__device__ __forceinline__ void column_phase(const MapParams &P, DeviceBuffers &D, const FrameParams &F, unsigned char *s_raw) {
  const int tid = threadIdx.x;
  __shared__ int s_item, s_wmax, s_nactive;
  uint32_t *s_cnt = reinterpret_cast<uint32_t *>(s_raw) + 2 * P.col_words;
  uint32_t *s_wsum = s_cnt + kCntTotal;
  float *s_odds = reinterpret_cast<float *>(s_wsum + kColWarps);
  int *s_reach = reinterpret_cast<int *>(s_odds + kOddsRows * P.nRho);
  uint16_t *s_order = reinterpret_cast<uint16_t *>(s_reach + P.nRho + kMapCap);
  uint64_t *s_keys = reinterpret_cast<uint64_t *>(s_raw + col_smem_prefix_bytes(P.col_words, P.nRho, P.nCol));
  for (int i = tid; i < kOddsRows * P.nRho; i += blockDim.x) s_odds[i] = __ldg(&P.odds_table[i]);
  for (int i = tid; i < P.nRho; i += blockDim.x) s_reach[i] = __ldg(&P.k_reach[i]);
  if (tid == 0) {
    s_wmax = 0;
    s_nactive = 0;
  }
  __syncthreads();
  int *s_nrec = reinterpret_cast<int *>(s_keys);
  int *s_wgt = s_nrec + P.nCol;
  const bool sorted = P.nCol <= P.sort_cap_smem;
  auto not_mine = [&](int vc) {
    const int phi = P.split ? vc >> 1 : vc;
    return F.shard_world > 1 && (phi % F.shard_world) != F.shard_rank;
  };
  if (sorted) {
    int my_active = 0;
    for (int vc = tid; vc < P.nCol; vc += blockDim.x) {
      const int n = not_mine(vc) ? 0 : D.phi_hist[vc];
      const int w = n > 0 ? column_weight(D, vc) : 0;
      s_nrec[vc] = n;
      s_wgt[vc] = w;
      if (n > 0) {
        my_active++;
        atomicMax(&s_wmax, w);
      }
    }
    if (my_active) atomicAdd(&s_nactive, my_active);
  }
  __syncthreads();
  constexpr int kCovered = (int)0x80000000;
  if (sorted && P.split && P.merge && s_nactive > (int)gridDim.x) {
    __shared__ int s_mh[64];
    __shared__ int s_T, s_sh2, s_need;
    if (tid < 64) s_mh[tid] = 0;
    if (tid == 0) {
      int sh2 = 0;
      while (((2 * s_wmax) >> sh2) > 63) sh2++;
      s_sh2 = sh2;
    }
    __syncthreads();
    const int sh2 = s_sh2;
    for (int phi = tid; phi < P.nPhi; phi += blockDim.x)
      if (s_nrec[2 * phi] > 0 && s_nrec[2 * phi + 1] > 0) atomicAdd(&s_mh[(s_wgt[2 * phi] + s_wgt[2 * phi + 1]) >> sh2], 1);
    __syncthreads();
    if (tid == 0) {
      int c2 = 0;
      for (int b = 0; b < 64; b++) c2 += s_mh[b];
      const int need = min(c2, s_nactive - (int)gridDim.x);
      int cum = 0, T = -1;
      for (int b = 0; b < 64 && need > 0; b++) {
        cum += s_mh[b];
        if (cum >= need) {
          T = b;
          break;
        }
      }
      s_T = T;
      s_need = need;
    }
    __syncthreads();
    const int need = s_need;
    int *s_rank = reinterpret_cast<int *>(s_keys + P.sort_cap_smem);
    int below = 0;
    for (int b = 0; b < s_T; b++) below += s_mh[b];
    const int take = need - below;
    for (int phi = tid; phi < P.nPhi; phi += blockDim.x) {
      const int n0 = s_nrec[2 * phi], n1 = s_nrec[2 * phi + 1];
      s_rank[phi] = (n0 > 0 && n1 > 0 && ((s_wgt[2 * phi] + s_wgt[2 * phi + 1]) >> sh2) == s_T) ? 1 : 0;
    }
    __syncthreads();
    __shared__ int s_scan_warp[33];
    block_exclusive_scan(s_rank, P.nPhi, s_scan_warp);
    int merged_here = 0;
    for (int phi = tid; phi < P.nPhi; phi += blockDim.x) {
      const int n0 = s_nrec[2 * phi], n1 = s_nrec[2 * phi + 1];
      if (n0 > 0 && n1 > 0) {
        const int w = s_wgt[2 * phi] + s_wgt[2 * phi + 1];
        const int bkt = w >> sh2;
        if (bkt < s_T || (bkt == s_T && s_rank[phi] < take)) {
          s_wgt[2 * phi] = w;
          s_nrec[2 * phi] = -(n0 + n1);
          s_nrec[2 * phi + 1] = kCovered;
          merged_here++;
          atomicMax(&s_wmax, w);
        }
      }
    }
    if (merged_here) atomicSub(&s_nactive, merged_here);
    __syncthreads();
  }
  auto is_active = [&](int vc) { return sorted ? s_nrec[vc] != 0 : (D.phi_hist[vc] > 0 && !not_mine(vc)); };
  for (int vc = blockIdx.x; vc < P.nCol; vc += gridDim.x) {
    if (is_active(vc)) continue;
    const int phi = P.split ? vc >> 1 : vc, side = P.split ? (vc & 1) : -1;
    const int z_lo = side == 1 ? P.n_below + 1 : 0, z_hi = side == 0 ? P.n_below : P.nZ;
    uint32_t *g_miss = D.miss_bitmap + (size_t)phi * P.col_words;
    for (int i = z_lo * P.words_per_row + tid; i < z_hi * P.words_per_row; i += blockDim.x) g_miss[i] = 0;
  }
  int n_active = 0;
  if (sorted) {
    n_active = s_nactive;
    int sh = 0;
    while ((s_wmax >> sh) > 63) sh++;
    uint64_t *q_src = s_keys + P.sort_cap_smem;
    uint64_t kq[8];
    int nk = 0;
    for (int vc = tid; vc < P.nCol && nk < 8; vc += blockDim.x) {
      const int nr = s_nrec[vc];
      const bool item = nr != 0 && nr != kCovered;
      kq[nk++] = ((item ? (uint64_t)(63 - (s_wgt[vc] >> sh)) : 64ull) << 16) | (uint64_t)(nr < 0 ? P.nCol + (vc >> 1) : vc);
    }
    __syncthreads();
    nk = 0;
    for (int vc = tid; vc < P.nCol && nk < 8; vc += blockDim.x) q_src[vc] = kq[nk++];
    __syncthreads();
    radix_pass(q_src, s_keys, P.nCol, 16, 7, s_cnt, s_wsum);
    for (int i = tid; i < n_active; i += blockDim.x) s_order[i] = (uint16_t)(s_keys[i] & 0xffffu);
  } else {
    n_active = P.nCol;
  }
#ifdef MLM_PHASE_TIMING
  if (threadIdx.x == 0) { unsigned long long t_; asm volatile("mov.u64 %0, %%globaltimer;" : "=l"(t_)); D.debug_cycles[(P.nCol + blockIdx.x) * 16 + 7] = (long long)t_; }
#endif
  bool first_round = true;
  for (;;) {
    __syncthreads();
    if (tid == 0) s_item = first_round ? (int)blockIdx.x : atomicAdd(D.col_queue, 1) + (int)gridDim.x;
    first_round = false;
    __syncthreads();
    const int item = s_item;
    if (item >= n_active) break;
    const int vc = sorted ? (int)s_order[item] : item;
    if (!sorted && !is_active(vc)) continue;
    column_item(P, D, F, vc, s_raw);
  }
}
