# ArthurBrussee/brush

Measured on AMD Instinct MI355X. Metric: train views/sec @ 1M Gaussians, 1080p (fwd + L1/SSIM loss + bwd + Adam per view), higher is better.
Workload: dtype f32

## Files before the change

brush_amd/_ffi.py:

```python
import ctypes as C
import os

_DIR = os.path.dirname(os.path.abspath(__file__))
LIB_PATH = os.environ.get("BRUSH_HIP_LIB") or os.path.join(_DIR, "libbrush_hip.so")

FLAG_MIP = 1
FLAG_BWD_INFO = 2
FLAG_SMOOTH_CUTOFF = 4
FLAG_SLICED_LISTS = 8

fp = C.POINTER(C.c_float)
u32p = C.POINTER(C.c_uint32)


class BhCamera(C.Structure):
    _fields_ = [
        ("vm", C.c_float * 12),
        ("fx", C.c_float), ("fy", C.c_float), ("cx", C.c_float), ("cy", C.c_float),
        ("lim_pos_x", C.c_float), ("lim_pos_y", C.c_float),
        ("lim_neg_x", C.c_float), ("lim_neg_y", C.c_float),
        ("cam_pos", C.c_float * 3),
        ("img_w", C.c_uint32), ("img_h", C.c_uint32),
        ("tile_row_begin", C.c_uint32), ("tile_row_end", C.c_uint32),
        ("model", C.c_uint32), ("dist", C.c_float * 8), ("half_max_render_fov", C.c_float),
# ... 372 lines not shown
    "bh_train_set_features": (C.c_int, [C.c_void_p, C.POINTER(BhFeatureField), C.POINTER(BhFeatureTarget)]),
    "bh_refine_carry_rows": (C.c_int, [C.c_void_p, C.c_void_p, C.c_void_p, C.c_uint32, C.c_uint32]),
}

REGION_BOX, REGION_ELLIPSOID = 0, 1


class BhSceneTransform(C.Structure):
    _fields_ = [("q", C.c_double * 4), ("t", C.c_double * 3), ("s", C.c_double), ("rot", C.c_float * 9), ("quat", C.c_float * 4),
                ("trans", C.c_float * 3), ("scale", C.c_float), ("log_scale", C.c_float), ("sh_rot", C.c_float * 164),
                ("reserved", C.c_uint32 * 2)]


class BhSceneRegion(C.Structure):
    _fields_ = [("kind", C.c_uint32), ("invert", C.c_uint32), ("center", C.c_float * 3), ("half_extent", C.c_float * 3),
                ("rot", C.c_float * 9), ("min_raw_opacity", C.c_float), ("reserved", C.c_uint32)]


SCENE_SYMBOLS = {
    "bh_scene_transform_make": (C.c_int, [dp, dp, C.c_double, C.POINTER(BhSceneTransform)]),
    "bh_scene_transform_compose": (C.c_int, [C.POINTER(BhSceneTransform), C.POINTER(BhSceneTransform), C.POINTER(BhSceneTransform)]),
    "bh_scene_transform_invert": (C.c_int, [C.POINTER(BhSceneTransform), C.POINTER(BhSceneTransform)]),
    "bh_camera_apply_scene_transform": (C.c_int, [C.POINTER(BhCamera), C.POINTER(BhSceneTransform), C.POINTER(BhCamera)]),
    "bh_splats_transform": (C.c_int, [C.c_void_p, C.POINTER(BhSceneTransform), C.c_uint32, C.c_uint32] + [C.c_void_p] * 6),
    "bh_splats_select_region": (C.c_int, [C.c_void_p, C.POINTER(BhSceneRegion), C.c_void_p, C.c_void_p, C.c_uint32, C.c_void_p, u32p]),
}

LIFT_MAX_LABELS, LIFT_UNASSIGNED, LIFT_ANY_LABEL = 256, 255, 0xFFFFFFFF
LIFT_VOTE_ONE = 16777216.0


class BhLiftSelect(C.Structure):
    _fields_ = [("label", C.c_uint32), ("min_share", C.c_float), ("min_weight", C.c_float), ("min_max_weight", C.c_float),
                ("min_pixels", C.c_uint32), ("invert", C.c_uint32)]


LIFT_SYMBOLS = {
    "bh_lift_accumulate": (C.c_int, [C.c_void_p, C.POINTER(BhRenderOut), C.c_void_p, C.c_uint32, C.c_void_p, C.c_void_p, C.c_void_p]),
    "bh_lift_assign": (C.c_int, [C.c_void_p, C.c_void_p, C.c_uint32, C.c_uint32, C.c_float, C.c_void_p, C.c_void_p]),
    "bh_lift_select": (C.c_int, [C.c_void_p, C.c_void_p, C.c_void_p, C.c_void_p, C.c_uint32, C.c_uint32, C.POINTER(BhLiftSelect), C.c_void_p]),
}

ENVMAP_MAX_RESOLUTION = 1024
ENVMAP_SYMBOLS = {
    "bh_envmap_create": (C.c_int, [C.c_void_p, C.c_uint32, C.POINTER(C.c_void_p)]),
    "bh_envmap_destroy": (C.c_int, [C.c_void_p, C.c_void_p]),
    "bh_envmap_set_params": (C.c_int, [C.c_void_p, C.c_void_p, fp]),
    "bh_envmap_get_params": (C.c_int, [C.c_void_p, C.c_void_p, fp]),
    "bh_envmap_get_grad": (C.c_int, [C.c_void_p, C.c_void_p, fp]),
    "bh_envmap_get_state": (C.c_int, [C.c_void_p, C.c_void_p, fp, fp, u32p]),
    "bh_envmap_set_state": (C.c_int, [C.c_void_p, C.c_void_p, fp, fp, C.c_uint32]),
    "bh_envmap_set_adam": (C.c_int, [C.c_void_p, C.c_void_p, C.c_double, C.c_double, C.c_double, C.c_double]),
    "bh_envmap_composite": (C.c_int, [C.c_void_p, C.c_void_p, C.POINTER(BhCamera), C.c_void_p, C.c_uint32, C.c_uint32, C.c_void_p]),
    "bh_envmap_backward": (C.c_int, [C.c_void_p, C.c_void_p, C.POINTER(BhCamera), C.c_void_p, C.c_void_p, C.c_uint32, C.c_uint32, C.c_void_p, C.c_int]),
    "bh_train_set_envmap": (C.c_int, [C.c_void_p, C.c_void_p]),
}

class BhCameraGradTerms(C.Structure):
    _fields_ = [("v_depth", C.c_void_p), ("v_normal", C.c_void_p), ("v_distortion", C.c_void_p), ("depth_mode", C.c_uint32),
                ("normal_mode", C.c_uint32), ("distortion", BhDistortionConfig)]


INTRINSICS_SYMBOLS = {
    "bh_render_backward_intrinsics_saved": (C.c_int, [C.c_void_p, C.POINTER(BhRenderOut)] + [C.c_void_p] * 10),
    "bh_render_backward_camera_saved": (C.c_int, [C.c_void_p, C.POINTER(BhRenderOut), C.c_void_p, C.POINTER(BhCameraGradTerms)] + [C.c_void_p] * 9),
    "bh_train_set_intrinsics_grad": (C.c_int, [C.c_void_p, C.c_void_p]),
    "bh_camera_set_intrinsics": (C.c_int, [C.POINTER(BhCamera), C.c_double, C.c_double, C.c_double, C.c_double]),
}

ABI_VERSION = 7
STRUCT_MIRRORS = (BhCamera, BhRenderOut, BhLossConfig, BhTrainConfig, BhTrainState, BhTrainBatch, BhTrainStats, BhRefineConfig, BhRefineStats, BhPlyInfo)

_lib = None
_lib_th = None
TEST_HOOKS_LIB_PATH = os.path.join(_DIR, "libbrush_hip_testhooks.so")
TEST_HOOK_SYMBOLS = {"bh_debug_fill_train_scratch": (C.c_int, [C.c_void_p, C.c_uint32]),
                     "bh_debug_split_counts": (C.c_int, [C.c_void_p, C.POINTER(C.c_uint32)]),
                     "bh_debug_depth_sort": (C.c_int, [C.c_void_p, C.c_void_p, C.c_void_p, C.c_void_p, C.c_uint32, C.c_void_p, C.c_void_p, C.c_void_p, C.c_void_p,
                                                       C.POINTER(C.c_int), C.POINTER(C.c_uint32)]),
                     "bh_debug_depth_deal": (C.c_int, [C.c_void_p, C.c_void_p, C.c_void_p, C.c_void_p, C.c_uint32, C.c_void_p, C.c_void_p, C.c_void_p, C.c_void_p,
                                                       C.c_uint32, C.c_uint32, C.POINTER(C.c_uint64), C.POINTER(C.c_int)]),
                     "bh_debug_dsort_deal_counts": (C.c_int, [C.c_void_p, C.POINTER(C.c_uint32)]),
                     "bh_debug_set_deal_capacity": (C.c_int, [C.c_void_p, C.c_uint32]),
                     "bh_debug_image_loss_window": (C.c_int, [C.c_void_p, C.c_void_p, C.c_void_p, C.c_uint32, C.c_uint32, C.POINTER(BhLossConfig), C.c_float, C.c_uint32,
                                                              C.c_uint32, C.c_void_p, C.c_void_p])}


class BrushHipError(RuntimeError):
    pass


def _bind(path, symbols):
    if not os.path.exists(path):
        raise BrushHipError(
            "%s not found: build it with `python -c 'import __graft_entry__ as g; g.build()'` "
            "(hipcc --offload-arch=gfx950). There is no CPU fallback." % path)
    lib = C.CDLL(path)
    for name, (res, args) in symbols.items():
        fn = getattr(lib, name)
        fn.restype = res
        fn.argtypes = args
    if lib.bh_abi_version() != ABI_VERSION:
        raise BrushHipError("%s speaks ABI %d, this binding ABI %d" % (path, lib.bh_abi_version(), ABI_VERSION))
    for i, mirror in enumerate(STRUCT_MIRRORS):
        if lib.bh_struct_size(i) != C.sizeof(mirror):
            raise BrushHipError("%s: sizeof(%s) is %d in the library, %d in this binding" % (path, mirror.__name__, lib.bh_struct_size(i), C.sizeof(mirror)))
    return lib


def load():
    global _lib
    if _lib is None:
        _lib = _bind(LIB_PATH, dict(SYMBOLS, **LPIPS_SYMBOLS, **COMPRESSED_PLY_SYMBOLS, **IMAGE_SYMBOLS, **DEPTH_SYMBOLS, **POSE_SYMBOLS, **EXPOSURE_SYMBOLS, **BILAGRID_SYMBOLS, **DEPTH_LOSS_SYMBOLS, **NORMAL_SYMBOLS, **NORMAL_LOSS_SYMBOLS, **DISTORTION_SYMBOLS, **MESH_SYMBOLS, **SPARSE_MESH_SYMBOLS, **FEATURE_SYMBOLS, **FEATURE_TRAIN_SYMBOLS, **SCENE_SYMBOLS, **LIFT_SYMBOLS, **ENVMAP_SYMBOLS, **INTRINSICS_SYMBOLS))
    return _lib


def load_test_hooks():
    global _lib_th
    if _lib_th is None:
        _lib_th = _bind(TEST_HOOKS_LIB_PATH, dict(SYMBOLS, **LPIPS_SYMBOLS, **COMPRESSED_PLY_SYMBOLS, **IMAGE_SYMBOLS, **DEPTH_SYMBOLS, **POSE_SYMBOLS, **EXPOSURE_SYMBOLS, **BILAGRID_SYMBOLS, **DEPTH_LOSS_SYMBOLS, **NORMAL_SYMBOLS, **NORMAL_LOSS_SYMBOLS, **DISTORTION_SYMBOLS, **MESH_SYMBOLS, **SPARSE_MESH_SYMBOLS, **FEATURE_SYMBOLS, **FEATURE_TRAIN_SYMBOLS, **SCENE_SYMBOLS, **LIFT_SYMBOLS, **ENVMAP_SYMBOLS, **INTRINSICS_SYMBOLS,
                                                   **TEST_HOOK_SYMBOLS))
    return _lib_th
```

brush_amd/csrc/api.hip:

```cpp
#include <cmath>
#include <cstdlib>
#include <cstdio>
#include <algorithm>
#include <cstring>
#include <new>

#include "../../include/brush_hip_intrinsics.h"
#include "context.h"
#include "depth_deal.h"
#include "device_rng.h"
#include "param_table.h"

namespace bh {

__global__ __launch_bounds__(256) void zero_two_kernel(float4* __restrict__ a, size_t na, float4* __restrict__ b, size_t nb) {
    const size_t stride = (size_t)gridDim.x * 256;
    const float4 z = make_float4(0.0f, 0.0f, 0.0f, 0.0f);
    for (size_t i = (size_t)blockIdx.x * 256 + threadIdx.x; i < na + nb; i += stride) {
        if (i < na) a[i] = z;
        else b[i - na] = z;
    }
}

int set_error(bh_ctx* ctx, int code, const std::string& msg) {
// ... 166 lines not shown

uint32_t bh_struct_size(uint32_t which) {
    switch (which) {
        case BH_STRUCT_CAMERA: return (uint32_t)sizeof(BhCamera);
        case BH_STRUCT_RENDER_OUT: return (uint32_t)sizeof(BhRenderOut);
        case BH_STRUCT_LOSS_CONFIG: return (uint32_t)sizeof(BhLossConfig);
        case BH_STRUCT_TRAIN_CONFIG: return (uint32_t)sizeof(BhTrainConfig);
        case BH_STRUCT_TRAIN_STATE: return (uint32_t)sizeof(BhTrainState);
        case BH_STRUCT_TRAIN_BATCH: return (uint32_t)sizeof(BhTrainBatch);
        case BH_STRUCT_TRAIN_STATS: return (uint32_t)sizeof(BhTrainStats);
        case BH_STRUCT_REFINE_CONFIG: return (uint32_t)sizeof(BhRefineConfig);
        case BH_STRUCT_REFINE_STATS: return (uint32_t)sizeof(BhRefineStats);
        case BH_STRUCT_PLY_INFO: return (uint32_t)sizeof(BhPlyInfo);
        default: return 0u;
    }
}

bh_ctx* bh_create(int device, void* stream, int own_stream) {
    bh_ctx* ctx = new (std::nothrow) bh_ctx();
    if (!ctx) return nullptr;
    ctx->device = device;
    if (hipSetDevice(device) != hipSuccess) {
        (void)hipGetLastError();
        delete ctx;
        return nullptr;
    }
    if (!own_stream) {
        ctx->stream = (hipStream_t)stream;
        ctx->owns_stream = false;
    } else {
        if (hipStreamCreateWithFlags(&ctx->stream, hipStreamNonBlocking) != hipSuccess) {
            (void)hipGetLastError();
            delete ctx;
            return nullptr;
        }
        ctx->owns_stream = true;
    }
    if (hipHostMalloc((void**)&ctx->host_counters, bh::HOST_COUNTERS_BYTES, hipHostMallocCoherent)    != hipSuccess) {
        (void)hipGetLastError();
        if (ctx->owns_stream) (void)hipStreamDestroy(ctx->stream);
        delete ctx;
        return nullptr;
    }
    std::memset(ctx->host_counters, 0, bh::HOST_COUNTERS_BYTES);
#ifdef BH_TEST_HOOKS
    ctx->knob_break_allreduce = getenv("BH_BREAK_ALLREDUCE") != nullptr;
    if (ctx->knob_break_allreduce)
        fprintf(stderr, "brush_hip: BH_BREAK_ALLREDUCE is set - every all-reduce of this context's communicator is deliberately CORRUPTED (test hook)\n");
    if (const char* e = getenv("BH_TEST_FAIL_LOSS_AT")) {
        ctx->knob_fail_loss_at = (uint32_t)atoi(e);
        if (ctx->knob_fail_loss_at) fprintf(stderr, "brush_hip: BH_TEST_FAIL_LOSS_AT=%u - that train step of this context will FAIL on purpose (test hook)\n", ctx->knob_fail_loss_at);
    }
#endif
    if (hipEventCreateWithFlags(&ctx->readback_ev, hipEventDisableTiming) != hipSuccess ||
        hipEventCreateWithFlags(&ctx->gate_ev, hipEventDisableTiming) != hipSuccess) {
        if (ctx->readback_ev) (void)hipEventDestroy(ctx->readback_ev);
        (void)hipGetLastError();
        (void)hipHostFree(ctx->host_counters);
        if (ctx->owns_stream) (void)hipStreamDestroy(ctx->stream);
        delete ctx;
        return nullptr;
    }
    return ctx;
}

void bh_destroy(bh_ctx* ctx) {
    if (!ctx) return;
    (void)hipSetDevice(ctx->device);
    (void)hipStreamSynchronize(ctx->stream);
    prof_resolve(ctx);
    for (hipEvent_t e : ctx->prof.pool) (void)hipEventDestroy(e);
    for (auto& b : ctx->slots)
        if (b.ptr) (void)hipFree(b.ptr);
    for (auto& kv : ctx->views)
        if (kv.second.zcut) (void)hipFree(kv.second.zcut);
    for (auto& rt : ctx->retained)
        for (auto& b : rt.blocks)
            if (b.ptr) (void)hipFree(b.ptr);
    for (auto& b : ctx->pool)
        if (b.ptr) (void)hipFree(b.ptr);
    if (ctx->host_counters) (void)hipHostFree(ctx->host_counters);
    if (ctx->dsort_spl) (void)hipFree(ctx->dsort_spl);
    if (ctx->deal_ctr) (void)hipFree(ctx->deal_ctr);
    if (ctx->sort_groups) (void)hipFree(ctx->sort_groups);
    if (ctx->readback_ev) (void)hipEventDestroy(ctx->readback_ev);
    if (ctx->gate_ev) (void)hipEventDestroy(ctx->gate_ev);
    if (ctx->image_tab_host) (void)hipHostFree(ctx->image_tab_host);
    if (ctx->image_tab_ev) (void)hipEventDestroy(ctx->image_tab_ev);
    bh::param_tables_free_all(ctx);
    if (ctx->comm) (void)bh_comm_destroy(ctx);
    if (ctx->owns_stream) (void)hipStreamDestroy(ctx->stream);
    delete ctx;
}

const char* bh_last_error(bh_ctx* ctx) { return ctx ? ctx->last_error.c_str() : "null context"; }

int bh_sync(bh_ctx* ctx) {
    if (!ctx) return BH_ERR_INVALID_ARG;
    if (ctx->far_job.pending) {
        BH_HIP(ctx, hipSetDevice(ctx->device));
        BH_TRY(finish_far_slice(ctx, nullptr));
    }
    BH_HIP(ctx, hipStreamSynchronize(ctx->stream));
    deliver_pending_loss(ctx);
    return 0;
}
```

Activity: Given the records above, restate word for word only the lines starting at the one with "n_active = P.nCol;" and ending at the one with "const int vc".

Exercise result:
    n_active = P.nCol;
  }
#ifdef MLM_PHASE_TIMING
  if (threadIdx.x == 0) { unsigned long long t_; asm volatile("mov.u64 %0, %%globaltimer;" : "=l"(t_)); D.debug_cycles[(P.nCol + blockIdx.x) * 16 + 7] = (long long)t_; }
#endif
  bool first_round = true;
  for (;;) {
    __syncthreads();
    if (tid == 0) s_item = first_round ? (int)blockIdx.x : atomicAdd(D.col_queue, 1) + (int)gridDim.x;
    first_round = false;
    __syncthreads();
    const int item = s_item;
    if (item >= n_active) break;
    const int vc = sorted ? (int)s_order[item] : item;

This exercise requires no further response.